[[ Records to use, beginning ]]
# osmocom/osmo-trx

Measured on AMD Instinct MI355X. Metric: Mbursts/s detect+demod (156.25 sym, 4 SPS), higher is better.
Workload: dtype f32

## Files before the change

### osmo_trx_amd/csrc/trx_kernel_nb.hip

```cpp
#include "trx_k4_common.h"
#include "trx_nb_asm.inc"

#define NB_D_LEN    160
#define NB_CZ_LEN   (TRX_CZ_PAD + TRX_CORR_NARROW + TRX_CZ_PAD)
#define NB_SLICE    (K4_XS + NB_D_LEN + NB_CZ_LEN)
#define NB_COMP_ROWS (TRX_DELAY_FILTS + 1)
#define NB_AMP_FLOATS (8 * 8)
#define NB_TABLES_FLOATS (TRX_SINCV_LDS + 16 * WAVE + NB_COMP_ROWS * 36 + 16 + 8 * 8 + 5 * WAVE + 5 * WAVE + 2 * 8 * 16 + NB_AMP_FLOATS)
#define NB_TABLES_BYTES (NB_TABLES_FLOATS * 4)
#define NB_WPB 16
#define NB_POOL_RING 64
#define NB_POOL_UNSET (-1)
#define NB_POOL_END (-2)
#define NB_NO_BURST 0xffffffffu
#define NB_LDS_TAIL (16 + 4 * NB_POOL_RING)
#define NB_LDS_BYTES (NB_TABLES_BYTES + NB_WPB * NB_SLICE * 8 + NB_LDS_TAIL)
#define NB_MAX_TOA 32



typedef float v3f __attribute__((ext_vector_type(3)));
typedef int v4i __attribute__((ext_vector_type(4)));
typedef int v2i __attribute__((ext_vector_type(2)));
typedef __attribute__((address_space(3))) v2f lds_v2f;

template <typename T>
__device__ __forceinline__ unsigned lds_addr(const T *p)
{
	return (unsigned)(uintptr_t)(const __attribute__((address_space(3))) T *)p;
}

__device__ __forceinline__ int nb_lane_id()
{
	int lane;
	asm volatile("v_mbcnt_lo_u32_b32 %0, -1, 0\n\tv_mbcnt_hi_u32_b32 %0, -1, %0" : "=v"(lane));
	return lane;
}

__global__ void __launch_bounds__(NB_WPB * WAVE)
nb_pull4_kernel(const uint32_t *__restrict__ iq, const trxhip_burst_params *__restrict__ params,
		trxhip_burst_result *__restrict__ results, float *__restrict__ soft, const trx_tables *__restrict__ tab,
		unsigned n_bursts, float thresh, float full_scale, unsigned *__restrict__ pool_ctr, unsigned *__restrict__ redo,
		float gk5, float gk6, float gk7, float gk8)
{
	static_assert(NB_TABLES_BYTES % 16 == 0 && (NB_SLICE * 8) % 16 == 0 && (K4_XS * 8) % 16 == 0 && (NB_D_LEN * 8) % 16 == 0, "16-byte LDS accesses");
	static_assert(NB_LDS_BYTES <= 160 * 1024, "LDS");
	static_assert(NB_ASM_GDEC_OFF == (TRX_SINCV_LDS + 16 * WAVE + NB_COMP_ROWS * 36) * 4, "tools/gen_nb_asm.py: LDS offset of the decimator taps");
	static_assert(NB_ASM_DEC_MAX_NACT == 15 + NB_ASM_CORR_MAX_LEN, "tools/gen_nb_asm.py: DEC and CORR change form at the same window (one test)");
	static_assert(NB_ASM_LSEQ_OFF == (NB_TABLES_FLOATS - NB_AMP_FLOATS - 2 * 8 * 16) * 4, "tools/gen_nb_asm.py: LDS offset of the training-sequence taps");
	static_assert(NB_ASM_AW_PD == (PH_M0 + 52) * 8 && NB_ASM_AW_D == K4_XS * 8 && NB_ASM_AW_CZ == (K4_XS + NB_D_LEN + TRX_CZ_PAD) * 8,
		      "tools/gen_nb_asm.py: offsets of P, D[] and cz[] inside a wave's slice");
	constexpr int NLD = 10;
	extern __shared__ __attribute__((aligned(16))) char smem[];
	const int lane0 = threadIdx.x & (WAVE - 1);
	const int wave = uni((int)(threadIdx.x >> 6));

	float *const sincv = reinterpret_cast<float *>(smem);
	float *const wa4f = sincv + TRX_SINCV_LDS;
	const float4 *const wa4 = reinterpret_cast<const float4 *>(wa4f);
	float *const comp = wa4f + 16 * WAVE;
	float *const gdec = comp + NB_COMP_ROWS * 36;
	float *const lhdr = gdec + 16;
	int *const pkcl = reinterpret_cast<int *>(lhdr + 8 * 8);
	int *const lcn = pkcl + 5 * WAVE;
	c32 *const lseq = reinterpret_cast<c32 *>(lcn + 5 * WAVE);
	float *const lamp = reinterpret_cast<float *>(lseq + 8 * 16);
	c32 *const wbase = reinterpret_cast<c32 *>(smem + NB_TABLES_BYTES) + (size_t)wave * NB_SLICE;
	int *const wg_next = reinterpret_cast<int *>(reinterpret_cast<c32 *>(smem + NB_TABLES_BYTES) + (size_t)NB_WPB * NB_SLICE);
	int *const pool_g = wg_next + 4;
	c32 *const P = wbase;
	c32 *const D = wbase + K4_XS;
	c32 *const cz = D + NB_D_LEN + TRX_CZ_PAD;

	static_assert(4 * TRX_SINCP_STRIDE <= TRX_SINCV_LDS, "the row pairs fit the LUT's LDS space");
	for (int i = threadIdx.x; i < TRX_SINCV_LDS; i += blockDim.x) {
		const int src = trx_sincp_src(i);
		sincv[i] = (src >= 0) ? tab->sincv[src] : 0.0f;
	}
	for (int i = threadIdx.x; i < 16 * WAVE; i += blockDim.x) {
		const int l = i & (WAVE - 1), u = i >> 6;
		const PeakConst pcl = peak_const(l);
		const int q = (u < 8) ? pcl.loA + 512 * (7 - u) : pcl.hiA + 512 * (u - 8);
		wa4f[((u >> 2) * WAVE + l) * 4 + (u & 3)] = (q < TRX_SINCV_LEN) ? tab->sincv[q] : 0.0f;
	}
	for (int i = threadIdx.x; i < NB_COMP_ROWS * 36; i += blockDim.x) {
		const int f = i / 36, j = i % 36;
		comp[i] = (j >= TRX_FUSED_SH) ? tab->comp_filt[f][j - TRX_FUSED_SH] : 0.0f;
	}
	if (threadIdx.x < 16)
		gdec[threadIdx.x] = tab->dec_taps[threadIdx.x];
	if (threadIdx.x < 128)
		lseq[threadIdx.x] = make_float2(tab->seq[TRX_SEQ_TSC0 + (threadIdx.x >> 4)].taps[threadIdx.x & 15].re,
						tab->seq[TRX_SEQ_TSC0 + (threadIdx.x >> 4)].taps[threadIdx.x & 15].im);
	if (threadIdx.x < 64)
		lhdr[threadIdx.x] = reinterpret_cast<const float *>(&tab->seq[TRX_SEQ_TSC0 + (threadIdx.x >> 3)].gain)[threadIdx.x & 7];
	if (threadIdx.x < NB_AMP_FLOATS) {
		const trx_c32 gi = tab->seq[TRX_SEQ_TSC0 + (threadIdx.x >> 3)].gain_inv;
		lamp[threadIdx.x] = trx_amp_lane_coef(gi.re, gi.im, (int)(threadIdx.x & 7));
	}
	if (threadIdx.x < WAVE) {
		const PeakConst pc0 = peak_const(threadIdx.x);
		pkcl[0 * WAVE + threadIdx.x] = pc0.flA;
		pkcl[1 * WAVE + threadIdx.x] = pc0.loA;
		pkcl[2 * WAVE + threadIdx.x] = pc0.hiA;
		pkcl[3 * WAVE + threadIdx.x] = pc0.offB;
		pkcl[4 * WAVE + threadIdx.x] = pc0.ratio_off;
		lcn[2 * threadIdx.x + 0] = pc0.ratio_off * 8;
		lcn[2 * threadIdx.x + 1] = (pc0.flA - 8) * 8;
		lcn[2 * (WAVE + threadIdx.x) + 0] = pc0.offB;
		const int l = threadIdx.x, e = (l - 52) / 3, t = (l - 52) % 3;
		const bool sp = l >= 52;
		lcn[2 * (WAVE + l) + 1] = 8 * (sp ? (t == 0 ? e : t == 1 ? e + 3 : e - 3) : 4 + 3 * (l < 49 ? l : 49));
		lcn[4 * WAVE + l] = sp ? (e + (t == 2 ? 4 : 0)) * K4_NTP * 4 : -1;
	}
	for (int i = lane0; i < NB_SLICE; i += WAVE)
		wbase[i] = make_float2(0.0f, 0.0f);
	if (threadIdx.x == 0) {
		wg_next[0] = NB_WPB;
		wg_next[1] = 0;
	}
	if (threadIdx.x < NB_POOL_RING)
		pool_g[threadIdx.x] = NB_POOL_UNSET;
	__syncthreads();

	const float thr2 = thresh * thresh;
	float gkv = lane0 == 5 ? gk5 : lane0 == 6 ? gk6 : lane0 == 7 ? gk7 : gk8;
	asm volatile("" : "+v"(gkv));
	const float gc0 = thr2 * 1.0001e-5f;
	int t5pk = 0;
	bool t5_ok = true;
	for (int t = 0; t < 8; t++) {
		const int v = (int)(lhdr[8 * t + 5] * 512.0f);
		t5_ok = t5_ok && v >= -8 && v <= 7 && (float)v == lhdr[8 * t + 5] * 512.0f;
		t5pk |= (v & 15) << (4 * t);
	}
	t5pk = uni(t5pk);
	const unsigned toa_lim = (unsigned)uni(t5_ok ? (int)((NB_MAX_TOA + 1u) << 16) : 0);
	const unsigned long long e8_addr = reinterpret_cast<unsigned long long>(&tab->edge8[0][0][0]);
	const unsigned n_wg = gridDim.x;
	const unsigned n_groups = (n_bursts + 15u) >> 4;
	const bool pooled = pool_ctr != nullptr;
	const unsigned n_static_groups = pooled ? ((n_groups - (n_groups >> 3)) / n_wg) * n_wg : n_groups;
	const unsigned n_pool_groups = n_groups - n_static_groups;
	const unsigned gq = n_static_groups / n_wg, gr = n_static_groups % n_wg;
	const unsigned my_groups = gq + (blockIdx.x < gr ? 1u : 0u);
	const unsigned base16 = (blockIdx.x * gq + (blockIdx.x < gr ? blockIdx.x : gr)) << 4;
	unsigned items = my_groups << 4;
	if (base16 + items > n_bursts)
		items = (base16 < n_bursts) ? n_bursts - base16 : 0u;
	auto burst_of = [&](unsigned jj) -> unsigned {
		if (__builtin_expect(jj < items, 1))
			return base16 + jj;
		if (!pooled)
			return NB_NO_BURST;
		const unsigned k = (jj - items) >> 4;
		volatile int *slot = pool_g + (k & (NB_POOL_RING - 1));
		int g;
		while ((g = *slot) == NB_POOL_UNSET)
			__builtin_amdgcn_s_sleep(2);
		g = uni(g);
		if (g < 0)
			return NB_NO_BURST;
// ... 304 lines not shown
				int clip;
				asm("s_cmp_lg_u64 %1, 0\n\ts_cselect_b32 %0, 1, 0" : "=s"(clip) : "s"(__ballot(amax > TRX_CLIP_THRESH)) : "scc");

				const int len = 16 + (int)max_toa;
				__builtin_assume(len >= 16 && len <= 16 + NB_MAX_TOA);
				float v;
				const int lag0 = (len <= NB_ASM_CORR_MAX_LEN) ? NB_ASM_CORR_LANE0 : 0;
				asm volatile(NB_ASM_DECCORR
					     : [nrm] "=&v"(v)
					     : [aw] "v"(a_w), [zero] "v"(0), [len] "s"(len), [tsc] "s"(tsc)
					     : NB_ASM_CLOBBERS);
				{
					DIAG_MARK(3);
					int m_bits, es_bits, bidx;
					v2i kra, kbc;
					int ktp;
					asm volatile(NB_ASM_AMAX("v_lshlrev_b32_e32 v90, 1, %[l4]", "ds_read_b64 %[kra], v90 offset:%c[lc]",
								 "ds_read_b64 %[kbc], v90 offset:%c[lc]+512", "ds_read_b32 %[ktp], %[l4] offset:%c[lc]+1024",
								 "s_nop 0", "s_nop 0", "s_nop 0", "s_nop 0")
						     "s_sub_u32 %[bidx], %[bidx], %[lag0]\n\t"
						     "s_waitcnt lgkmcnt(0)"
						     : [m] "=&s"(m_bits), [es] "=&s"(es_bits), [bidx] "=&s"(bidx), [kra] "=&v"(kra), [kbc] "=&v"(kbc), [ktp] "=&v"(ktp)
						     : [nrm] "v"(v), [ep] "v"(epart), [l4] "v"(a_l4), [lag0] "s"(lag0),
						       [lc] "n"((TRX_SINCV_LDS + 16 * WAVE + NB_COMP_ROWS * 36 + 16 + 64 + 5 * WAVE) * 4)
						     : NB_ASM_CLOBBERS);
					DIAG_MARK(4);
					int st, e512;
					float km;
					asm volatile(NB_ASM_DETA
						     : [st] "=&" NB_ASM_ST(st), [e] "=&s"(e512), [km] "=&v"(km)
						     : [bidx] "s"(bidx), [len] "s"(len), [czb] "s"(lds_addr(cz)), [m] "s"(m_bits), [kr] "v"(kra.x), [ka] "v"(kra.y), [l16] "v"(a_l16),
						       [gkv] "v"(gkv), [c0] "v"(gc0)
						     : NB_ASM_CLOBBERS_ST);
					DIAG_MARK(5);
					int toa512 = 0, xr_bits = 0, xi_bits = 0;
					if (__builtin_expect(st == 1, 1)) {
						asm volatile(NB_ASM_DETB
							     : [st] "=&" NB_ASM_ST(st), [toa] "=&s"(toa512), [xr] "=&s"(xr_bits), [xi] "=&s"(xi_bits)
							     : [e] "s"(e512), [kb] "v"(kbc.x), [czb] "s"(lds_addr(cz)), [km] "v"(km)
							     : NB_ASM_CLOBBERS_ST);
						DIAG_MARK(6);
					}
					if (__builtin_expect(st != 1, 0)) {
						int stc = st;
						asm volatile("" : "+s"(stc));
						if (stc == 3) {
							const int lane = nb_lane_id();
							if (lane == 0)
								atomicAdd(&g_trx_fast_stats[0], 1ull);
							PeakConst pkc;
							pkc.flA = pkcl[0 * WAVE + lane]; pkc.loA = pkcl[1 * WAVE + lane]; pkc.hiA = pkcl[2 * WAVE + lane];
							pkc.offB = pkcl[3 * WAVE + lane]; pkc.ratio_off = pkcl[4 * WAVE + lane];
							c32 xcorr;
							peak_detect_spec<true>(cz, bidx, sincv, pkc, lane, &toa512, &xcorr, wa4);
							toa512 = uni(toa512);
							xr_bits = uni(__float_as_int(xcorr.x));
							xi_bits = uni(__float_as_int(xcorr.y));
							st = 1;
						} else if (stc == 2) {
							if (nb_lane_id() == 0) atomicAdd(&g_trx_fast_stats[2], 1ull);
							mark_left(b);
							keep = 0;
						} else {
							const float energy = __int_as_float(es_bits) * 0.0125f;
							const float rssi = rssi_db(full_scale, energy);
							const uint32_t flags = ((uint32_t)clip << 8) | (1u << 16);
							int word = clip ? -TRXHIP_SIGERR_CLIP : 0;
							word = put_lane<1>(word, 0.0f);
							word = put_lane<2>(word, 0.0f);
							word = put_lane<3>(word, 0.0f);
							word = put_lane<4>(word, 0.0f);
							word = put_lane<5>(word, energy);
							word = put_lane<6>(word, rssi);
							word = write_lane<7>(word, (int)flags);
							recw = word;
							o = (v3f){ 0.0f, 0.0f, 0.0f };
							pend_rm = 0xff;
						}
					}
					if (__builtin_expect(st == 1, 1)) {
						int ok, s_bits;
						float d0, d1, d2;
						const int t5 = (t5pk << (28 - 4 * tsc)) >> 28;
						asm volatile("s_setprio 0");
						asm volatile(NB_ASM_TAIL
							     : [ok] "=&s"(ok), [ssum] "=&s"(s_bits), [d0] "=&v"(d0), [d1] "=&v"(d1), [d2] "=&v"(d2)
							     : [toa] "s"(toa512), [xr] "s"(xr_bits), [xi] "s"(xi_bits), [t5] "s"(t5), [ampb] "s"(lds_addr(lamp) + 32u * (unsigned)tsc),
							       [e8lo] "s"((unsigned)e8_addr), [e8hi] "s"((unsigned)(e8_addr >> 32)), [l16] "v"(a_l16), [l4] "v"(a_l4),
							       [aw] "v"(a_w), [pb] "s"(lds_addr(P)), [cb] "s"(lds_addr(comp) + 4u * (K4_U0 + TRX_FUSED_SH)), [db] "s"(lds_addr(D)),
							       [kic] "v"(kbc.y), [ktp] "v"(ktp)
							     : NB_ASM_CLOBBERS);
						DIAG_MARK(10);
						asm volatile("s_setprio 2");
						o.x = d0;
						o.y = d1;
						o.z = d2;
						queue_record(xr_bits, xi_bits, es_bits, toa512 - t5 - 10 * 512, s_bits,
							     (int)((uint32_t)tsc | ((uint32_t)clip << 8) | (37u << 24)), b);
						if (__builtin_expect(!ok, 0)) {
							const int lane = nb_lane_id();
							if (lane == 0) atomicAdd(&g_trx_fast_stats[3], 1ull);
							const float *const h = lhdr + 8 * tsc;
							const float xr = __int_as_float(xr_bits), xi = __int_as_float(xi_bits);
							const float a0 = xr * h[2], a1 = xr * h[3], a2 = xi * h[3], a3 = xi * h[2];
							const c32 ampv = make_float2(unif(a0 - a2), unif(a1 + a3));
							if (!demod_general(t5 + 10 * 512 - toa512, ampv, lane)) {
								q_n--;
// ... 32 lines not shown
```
[[ Records to use, end ]]
Go through the records above and count the lines with the word "clip" in them. Answer with the number only.

5